[Stored data]
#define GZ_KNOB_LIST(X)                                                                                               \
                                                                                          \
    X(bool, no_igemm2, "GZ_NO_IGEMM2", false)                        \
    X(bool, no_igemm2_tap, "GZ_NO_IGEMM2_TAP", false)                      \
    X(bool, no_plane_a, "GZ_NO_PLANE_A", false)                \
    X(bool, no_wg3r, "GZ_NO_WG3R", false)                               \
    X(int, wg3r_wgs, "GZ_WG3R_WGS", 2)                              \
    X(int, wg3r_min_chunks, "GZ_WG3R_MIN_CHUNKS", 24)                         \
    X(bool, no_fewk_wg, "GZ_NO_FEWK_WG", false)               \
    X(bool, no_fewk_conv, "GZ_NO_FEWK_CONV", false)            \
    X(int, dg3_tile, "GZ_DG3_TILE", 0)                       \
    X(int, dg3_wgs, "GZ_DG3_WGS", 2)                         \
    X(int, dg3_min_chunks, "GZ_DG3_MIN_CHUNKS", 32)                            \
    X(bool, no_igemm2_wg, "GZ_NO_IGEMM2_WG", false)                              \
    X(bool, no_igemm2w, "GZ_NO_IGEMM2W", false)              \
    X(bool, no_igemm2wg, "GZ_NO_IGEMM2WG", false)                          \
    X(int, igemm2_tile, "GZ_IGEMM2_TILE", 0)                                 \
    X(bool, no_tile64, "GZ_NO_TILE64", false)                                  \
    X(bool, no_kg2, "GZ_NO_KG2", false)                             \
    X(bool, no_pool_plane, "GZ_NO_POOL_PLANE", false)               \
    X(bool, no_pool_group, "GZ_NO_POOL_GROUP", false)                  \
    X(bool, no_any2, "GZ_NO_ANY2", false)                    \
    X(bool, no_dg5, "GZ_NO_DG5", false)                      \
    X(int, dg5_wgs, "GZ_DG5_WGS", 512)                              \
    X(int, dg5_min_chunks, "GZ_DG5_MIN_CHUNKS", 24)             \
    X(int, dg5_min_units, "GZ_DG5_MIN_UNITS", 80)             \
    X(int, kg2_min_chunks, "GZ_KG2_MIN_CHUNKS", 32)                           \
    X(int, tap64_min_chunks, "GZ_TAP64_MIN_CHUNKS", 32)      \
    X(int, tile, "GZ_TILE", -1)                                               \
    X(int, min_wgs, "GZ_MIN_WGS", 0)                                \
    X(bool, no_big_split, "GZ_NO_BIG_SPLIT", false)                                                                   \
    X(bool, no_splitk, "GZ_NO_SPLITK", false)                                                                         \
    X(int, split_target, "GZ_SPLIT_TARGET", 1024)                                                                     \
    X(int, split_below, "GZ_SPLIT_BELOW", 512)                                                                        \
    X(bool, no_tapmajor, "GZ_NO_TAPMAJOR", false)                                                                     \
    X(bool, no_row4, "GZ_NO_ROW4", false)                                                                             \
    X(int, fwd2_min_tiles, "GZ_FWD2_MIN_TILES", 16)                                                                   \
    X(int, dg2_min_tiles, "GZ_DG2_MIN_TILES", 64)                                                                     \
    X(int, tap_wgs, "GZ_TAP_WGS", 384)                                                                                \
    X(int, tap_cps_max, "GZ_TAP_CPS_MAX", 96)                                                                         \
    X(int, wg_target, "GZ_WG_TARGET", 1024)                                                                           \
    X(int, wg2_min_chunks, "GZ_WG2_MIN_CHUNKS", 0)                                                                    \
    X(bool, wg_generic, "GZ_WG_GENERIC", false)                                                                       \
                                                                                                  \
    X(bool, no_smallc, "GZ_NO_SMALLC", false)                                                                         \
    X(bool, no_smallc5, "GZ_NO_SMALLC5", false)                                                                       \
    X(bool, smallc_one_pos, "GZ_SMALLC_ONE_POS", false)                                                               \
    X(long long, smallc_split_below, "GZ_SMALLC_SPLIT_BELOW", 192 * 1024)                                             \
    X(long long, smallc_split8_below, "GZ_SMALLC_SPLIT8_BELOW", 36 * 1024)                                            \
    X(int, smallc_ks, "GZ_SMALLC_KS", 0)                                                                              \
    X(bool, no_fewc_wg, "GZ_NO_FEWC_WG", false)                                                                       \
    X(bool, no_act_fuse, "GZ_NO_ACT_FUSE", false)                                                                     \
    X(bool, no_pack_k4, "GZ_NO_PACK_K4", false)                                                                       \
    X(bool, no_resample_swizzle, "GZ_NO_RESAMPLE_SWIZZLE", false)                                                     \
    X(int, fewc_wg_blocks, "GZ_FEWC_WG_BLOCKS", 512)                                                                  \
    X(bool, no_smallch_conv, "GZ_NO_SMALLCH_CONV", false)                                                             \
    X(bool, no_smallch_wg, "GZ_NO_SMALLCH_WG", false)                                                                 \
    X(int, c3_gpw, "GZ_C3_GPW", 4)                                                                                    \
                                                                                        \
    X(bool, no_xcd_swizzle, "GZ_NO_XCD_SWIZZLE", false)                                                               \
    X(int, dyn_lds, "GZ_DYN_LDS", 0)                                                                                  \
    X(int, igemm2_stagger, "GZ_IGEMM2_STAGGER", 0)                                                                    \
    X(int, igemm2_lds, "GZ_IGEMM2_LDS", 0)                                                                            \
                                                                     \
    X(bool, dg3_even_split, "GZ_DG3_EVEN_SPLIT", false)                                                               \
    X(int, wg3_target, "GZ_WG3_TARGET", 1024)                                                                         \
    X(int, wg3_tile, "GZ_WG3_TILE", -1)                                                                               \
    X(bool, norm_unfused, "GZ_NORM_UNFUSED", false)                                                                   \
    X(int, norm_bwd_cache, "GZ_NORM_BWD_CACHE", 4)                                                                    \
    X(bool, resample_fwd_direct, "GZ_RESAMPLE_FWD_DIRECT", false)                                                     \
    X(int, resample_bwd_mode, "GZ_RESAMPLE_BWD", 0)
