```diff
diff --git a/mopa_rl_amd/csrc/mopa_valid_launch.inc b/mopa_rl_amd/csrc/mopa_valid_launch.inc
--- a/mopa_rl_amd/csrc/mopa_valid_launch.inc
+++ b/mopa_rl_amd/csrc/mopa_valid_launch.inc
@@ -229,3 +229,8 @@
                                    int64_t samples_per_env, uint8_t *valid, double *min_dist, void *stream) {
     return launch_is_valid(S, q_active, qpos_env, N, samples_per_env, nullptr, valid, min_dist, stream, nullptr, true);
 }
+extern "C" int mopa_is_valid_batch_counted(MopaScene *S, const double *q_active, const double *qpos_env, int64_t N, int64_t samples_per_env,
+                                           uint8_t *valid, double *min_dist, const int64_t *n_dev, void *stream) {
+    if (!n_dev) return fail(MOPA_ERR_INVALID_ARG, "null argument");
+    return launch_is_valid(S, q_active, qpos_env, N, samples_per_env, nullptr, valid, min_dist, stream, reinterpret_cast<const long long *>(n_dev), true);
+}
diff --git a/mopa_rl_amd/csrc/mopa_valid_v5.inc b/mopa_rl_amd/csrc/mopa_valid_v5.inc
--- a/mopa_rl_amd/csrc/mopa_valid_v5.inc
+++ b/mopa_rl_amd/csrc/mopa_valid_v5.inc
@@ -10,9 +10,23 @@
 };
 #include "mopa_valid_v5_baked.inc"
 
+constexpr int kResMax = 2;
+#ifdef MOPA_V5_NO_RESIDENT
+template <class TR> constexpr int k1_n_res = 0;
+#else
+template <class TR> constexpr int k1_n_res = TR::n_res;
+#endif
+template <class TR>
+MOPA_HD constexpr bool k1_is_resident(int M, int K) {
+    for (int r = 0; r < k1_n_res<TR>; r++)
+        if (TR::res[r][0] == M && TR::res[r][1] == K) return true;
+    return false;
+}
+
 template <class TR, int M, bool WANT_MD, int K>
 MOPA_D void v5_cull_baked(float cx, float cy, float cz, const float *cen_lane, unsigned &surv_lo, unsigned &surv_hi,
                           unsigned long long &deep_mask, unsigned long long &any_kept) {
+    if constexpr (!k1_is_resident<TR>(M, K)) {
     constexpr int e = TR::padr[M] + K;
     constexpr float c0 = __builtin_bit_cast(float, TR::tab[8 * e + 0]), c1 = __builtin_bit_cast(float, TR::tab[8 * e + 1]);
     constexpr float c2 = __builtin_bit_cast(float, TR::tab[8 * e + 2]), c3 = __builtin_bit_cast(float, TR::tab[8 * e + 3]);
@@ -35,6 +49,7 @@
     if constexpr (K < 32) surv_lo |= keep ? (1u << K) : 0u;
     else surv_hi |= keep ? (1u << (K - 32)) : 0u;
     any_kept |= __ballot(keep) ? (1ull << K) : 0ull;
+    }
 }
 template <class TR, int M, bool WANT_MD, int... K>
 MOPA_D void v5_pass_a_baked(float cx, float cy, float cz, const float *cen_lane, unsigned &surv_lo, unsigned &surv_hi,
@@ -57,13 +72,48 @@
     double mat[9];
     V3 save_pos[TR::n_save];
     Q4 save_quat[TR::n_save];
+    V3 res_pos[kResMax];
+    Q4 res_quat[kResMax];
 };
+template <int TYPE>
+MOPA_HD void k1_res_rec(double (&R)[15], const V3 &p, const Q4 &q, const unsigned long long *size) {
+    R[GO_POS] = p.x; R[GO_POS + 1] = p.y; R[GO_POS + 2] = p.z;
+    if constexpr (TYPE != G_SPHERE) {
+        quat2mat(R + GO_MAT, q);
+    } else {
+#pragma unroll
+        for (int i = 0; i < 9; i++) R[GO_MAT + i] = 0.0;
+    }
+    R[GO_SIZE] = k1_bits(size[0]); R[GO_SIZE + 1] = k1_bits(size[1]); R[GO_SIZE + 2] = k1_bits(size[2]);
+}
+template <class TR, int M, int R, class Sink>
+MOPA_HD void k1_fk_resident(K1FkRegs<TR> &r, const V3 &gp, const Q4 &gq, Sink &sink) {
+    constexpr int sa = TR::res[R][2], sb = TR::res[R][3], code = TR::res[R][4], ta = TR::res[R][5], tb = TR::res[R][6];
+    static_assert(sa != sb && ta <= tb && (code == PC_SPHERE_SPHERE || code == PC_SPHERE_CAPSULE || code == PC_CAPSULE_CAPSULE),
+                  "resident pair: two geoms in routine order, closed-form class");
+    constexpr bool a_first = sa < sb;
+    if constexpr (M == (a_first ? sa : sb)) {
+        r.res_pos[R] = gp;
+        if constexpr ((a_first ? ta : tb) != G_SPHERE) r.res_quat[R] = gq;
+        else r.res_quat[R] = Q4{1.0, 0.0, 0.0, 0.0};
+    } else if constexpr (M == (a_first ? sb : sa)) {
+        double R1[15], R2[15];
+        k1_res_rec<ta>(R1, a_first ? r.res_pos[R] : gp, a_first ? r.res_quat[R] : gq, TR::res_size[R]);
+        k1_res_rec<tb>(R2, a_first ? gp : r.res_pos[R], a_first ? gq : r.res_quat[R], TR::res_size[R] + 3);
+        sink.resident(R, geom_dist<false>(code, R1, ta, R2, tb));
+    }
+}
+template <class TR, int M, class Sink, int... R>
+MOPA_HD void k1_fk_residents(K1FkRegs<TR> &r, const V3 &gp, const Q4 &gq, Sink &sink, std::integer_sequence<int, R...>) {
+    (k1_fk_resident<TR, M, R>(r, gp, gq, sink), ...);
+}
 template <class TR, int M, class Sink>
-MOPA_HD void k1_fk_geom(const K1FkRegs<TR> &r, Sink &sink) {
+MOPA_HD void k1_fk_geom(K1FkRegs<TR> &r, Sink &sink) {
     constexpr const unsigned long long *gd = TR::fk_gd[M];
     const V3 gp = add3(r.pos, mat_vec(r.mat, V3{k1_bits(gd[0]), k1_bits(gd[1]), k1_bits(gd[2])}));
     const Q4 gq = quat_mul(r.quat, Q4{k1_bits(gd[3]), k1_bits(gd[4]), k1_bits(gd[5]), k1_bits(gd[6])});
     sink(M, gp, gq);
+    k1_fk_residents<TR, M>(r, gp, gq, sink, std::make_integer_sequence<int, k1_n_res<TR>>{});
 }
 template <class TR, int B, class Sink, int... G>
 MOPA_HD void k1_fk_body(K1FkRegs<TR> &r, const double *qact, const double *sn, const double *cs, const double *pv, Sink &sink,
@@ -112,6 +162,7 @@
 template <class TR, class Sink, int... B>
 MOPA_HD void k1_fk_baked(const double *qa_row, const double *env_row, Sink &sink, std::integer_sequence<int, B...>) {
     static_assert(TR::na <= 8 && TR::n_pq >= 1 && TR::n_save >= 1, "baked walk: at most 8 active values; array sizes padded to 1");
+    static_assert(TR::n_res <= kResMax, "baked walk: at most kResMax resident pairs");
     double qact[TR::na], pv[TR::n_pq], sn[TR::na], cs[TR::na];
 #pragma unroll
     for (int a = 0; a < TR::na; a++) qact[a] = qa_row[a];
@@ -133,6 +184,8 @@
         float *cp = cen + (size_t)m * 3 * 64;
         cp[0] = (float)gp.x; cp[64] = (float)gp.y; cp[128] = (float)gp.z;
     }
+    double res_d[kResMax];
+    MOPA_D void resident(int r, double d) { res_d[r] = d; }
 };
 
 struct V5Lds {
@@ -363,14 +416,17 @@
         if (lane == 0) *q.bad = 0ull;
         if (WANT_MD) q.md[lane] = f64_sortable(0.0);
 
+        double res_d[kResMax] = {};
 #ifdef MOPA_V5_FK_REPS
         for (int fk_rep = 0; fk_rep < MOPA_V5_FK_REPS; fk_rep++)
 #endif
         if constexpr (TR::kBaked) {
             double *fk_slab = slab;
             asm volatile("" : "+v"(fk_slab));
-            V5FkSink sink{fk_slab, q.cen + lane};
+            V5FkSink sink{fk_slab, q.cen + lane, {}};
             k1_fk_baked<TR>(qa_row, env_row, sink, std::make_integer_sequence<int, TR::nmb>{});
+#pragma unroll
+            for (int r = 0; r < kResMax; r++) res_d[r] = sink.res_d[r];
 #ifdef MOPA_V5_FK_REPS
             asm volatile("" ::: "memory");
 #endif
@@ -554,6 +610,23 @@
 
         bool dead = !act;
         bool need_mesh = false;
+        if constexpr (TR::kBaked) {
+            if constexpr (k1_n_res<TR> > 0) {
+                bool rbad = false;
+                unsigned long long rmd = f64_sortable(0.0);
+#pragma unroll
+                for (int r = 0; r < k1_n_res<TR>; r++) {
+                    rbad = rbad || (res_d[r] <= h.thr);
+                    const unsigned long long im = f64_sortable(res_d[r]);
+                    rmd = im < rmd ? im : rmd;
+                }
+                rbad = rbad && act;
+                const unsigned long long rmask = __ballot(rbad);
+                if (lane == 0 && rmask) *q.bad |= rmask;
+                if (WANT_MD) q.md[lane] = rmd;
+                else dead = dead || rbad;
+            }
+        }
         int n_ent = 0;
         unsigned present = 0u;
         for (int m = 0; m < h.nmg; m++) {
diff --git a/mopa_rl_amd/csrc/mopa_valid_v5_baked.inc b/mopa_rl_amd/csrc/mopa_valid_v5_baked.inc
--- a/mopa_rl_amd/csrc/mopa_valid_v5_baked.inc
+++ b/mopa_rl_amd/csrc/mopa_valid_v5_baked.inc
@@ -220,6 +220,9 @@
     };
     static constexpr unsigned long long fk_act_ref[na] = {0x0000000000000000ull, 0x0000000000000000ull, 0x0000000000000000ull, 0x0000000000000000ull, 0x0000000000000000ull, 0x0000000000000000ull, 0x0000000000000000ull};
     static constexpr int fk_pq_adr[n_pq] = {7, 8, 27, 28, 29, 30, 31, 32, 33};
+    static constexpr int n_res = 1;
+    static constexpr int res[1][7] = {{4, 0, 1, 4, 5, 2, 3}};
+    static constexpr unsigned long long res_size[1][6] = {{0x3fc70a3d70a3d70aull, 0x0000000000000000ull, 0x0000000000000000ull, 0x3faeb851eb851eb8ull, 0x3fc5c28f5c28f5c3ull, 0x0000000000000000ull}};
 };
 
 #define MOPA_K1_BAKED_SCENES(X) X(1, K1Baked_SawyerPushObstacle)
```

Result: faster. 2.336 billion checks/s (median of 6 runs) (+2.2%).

**Exercise description:**
Nothing but the lines with "else" should be returned, copied from the entries above.

**Task result:**
+#else
     else surv_hi |= keep ? (1u << (K - 32)) : 0u;
+    } else {
+        else r.res_quat[R] = Q4{1.0, 0.0, 0.0, 0.0};
+    } else if constexpr (M == (a_first ? sb : sa)) {
+                else dead = dead || rbad;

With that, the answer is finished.